# Cinematic Studio Strings (con sordino)



## Christof (Jun 29, 2016)

After purchasing this excellent string library I gave the con sordino function a try:


----------



## micrologus (Jun 29, 2016)

Christof, it's beautiful!


----------



## Steve Martin (Jun 29, 2016)

micrologus said:


> Christof, it's beautiful!


Yes, I also agree here. It is beautiful and the musicianship and expression here is amazing in his performance of his music.

Thanks for sharing this with us Christof!

Steve


----------



## Gerald (Jun 30, 2016)

Excellent work!...


----------



## Malo (Jul 3, 2016)

Wonderful composition and performance, Christof!
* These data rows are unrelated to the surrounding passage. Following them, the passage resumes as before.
# vadimkantorov/deepspeech.pytorch

Hardware: AMD Instinct MI355X
Metric: audio-seconds/sec training, DS2 5x BiGRU-800 bs32, at 1/2/4/8 MI355X (higher is better)
Workload: dtype f32

## Files before the change

### deepspeech.pytorch_amd/csrc/gru_xl.hip

```cpp
#include "rnn_host.h"

#include <algorithm>

namespace ds2 {

#ifndef DS2_XL_ABL
#define DS2_XL_ABL 0
#endif
constexpr bool kAblLoads = (DS2_XL_ABL & 1) != 0;
constexpr bool kAblStores = (DS2_XL_ABL & 2) != 0;
constexpr bool kAblWait = (DS2_XL_ABL & 4) != 0;
constexpr bool kAblFixT = (DS2_XL_ABL & 8) != 0;

constexpr int LB = 8;
constexpr int LU = 32;
constexpr int LW = 4;
constexpr int LT = LW * 64;
constexpr int LSLOTS = 4;
constexpr int LRB = 784;
constexpr int kXlTraceS0 = 100, kXlTraceSteps = 16;

__device__ __forceinline__ bool xl_map(int G, int UBX, int& g, int& ub) {
  g = blockIdx.x & 7;
  ub = blockIdx.x >> 3;
  return g < G && ub < UBX;
}

__device__ __forceinline__ bool xl_group_local(unsigned* xtab, int ub, int UBX, unsigned* err,
                                               unsigned* err_out, int* lds_word, unsigned* mode,
                                               int force_global) {
  const unsigned mine = xcc_id() + 1u;
  if (threadIdx.x == 0) __hip_atomic_store(xtab + ub, mine, __ATOMIC_RELAXED, __HIP_MEMORY_SCOPE_AGENT);
  if ((threadIdx.x >> 6) == 0) {
    const int lane = threadIdx.x & 63;
    unsigned v = mine;
    bool ok = true;
    for (unsigned spins = 0;; ++spins) {
      v = lane < UBX ? __hip_atomic_load(xtab + lane, __ATOMIC_RELAXED, __HIP_MEMORY_SCOPE_AGENT)
                     : mine;
      if (__ballot(v == 0u) == 0ull) break;
      if (spins > g_spin_limit) {
        if (lane == 0) raise_err(err, err_out);
        ok = false;
        break;
      }
      __builtin_amdgcn_s_sleep(1);
    }
    const bool loc = ok && __ballot(v != mine) == 0ull && force_global == 0;
    if (lane == 0) {
      *lds_word = loc ? 1 : 0;
      __hip_atomic_fetch_or(mode, loc ? 1u : 2u, __ATOMIC_RELAXED, __HIP_MEMORY_SCOPE_AGENT);
    }
  }
  __syncthreads();
  return *lds_word != 0;
}

__device__ __forceinline__ void xl_store(u32x4 v, __amdgpu_buffer_rsrc_t rs, int off, bool local) {
  if (local)
    __builtin_amdgcn_raw_buffer_store_b128(v, rs, off, 0, 0);
  else
    __builtin_amdgcn_raw_buffer_store_b128(v, rs, off, 0, kSc1);
}

#define DS2_DPP_MAX(v, ctrl)                                                               \
  v = fmaxf(v, __builtin_bit_cast(float, __builtin_amdgcn_update_dpp(                      \
                   0, __builtin_bit_cast(int, v), ctrl, 0xf, 0xf, true)))
__device__ __forceinline__ float half_wave_max(float v) {
  DS2_DPP_MAX(v, 0xB1);
  DS2_DPP_MAX(v, 0x4E);
  DS2_DPP_MAX(v, 0x141);
  DS2_DPP_MAX(v, 0x140);
  const int b = __builtin_bit_cast(int, v);
  const float r0 = __builtin_bit_cast(float, __builtin_amdgcn_readlane(b, 0));
  const float r1 = __builtin_bit_cast(float, __builtin_amdgcn_readlane(b, 16));
  const float r2 = __builtin_bit_cast(float, __builtin_amdgcn_readlane(b, 32));
  const float r3 = __builtin_bit_cast(float, __builtin_amdgcn_readlane(b, 48));
  return (threadIdx.x & 32) ? fmaxf(r2, r3) : fmaxf(r0, r1);
}
#undef DS2_DPP_MAX

__device__ __forceinline__ bool xl_wave_flags_wait(const unsigned* flags, int count,
                                                   unsigned target, unsigned* err,
                                                   unsigned* err_out) {
  const int lane = threadIdx.x & 63;
  if (count == 0) return true;
  for (unsigned spins = 0;; ++spins) {
    if (spins > g_spin_limit || g_spin_limit == 0) {
      if (lane == 0) raise_err(err, err_out);
      return false;
    }
    const unsigned v = lane < count ? __hip_atomic_load(flags + lane, __ATOMIC_RELAXED,
                                                        __HIP_MEMORY_SCOPE_AGENT)
                                    : target;
    if (__ballot(v < target) == 0ull) return true;
    sleep_units(g_rnn_tune[3]);
  }
}

__device__ __forceinline__ int xl_frag_hi(int m, int k) { return (((k >> 3) << 4) + m) * 8 + (k & 7); }
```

May I ask if that is a real clarinet, or simply a brilliantly performed VSL clarinet?


----------



## Christof (Jul 3, 2016)

Malo said:


> Wonderful composition and performance, Christof! May I ask if that is a real clarinet, or simply a brilliantly performed VSL clarinet?
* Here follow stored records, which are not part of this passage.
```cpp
static int g_force_variant = -1, g_force_splits = -1;
int g_use_v1 = 0;
int g_tput = 0;
// ... 14 lines not shown
static int chunk_x3_variant(long long M, int Cin, int Cout, bool tput) {
  if (Cin % 32 != 0) return -1;
  if (Cin == 32) {
    if (Cout <= 32) return M >= 30000 ? 45 : -1;
    if (Cout > 64 && Cout <= 128 && !tput) return (M >= 30000 && M < 200000) ? 44 : -1;
    return -1;
  }
  if (Cout > 128) return (tput && M >= 9000) ? 36 : -1;
  if (Cout > 64) return M >= 30000 ? ((!tput && M < 200000) ? 44 : 36) : -1;
  if (Cout <= 32) return M >= (tput ? 30000 : 15000) ? 45 : -1;
  if (M >= 100000) return 38;
  if (M >= 30000) return tput ? 38 : 24;
  return -1;
}
int g_chunk16 = 1;
static int chunk16_variant(long long M, int Cin, int Cout, bool tput) {
  if (Cin <= 64 || Cin % 8 != 0 || Cout <= 0 || Cout % 8 != 0 || M <= 0 || g_chunk16 == 0) return -1;
  if (g_chunk16 == 2) return Cout > 64 ? 0 : 1;
  if (M >= 30000 && M < 200000) return 1;
  if (M >= 8000 && M < 12000) return (Cout > 128) != tput ? 1 : -1;
  return -1;
}
extern "C" int cfp_conv3x3_chunk_variant(int M, int Cin, int Cout, int in_flight) { return chunk16_variant(M, Cin, Cout, in_flight > 1); }
static bool halo_wins_s2(long long M, int Cout) { return g_halo == 2 || (g_halo == 1 && g_halo_s2 && M >= 30000 && Cout <= 160); }
static bool halo_wins(long long M, int Cout, bool tput) {
  if (g_halo == 2) return true;
  if (g_halo == 1 && tput && M >= 100000 && Cout <= 64) return true;
  return g_halo == 1 && ((M >= 300000 && (Cout <= 32 || Cout == 128)) || (M >= 100000 && Cout > 128 && Cout <= 160) ||
                         (M >= 30000 && Cout > 160 && Cout <= 256));
}
void cfp_tail_x3_debug_set(int value);
void cfp_fold_debug_set(int v);
void cfp_tail16_debug_set(int value);
void cfp_pw_rows_debug_set(int value);
void cfp_attn_apply_debug_set(int value);
void cfp_dwl3_debug_set(int value);
void cfp_dwl_wgrad_debug_set(int value);
void cfp_wgrad_debug_set(int value);
void cfp_bn_debug_set(int key, int value);
void cfp_attn_debug_set(int value);
int cfp_dw_debug_set(int key, int value);
extern "C" int cfp_debug_set(int key, int value) {
  switch (key) {
    case 3: case 4: case 5: case 6: case 9: case 10: case 11: return cfp_dw_debug_set(key, value);
    case 30: cfp_dwl3_debug_set(value); return CFP_OK;
    case 32: g_x3_occ = value; return CFP_OK;
    case 33: g_x3_small_m = value; return CFP_OK;
    case 34: g_x3_small_k = value; return CFP_OK;
    case 35: cfp_tail_x3_debug_set(value); return CFP_OK;
    case 37: cfp_fold_debug_set(value); return CFP_OK;
    case 38: cfp_attn_apply_debug_set(value); return CFP_OK;
    case 39: cfp_tail16_debug_set(value); return CFP_OK;
    case 40: g_chunk16 = value; return CFP_OK;
    case 41: cfp_pw_rows_debug_set(value); return CFP_OK;
    case 17: g_tput = value; return CFP_OK;
    case 16: g_probe = (g_probe & 16) | value; return CFP_OK;
    case 29: g_x3_ad = value; return CFP_OK;
    case 28: g_probe = (g_probe & ~16) | (value ? 16 : 0); return CFP_OK;
    case 15: g_small_s2 = value; return CFP_OK;
    case 14: g_up_halo = value; return CFP_OK;
    case 19: cfp_attn_debug_set(value); return CFP_OK;
    case 20: case 21: cfp_bn_debug_set(key, value); return CFP_OK;
    case 22: cfp_wgrad_debug_set(value); return CFP_OK;
    case 23: cfp_dwl_wgrad_debug_set(value); return CFP_OK;
    case 18: g_halo_s2 = value; return CFP_OK;
    case 12: g_halo = value; return CFP_OK;
    case 24: g_halo_x3 = value; return CFP_OK;
    case 25: g_bin_head_x3_rows = value; return CFP_OK;
    case 26: g_x3_ln_fused = value; return CFP_OK;
    case 27: conv3x3_halo_debug_odd_pitch(value); return CFP_OK;
    case 13: conv3x3_halo_debug_stages(value); return CFP_OK;
    case 0: g_force_variant = value; return CFP_OK;
    case 1: g_force_splits = value; return CFP_OK;
    case 2: g_use_v1 = value; return CFP_OK;
    default: cfp_set_error("cfp_debug_set: unknown key"); return CFP_EINVAL;
  }
}

extern "C" int cfp_conv2d_variant(int M, int Cout) {
  if (Cout <= 16) return 0;
  if (Cout <= 32) return 1;
  if (Cout <= 64) return 2;
  long long t128 = (long long)cdiv(M, 128) * cdiv(Cout, 128);
  bool waste = (Cout % 128) != 0 && (Cout % 128) <= 64;
  return (t128 < 192 || waste) ? 2 : 3;
}

// ... 231 lines not shown
```

cfpnet_amd/csrc/loftr_tail.hip:

```cpp
#include "tail_core.h"

namespace {

template <typename H, int NT, int BSTAGE, int WAVES, typename AF>
__device__ __forceinline__ void tail_gemm(f32x4 (&acc)[NT], const H* __restrict__ W, int K, AF afrag, unsigned char* sB,
                                          int wave, int lane) {
  constexpr int N = NT * 16;
  constexpr int NBG = N / 8;
  constexpr int NBW = (NBG + WAVES - 1) / WAVES;
  constexpr int SST = N * 128;
  constexpr int STG = (3 * SST <= 2 * BSTAGE) ? 3 : 2;
  const int fr = lane & 15, fq = lane >> 4;
  const int rsub = lane >> 3;
  const int lc = (lane & 7) ^ rsub;
  const H* zsrc = reinterpret_cast<const H*>(g_zero16);
#pragma unroll
  for (int j = 0; j < NT; ++j) acc[j] = f32x4{0.f, 0.f, 0.f, 0.f};
  const int nk = (K + 63) >> 6;
  auto issue = [&](int ks, int st) {
    const int kk = ks * 64 + lc * 8;
    const bool kok = kk < K;
#pragma unroll
    for (int j = 0; j < NBW; ++j) {
      const int g = (j * WAVES + wave) % NBG;
// ... 129 lines not shown
    }
  }
  asm volatile("s_waitcnt lgkmcnt(0)" ::: "memory");

  constexpr int PF = D + 4;
  float* tF = reinterpret_cast<float*>(tH);
  {
    f32x4 acc[D / 16];
    tail_gemm<H, D / 16, BSTAGE, 4>(acc, p.w2, 4 * D, [&](int k) { return *reinterpret_cast<const s16x8*>(tH + fr * PH + k + fq * 8); }, sB, wave, lane);
    asm volatile("s_waitcnt lgkmcnt(0)" ::: "memory");
#pragma unroll
    for (int j = 0; j < D / 16; ++j) {
      const float bj = p.b2[j * 16 + fr];
#pragma unroll
      for (int r = 0; r < 4; ++r) tF[(fq * 4 + r) * PF + j * 16 + fr] = acc[j][r] + bj;
    }
  }
  asm volatile("s_waitcnt lgkmcnt(0)" ::: "memory");
  for (int i = lane; i < 16 * XCH; i += 64) {
    const int r = i / XCH, ch = i - r * XCH;
    const long long m = row0 + r;
    if (m < p.rows) {
      float a[8], b[8];
      Vec<float>::load(tF + r * PF + ch * 8, a);
      Vec<float>::load(tF + r * PF + ch * 8 + 4, a + 4);
      Vec<H>::load(p.xin + m * p.x_ld + ch * 8, b);
#pragma unroll
      for (int e = 0; e < 8; ++e) a[e] += b[e];
      Vec<H>::store(p.out + m * p.out_ld + ch * 8, a);
    }
  }
}

int g_tail16_waves = 0;

}

void cfp_tail16_debug_set(int value) { g_tail16_waves = value; }
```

It's the VSL clarinet, my favorite one.


----------



## jamwerks (Jul 3, 2016)

Nice tune! And the Con sordino sound is ok imo, totally usable!


----------



## Malo (Jul 3, 2016)

Christof said:


> It's the VSL clarinet, my favorite one.


My favorite, as well. I haven't heard any library that can match its tone. I have the Special Edition version, though. Are you using the full version? I'm considering upgrading to get the extra dynamic layer(s), as well as the additional patches.


----------



## Christof (Jul 3, 2016)

Yes, full version,but actually I only use the legato patch.


----------



## Malo (Jul 3, 2016)

That's what I imagine I'll be doing, as well. How about fast double/triple tounging passages? No good?


----------



## Saxer (Jul 3, 2016)

Is it you playing the real solo cello on top?
Had a recording session this week with a cello solo part over a bed of sordino strings too. This CSS fake sordinos sound excellent even in comparison to the real stuff!


----------



## Christof (Jul 3, 2016)

Yes, I played these few bars myself.


----------



## wbacer (Jul 4, 2016)

Congrats Christof, another beautiful composition.
Since you were so gracious to share your Logic Project and midi file of "The Robber" a lot of us were able to directly compare other string libraries to CSS. If you would be willing to do that again with "The Wedding" it would be interesting to compare CSS con sordino with other libraries that offer con sordino articulations.


----------



## Christof (Jul 4, 2016)

Sure, the midi should contain the tempo information as well:
https://dl.dropboxusercontent.com/u/43286649/the%20wedding%20css.mid.zip


----------



## Christof (Jul 4, 2016)

Christof said:


> Sure, the midi should contain the tempo information as well:


but con sordino is disabled in the midi because I tried it without sordino and deleted the keyswitch...so you have to turn it on again.


----------



## wbacer (Jul 4, 2016)

Perfect, thank you.
On the CSS thread, I posted the blended version of the "The Robber" using both CSS and Berlin strings.
Do think the two libraries complimented each other or did it muddy the waters?


----------



## wbacer (Jul 4, 2016)

I was surprised that when I imported the midi file of "The Robber" into a new Logic Project, although it did import the tempo map, it didn't import the changing time signatures. Good thing you also posted the Logic Project.
Thanks again.


----------



## Christof (Jul 4, 2016)

wbacer said:


> Perfect, thank you.
> On the CSS thread, I posted the blended version of the "The Robber" using both CSS and Berlin strings.
> Do think the two libraries complimented each other or did it muddy the waters?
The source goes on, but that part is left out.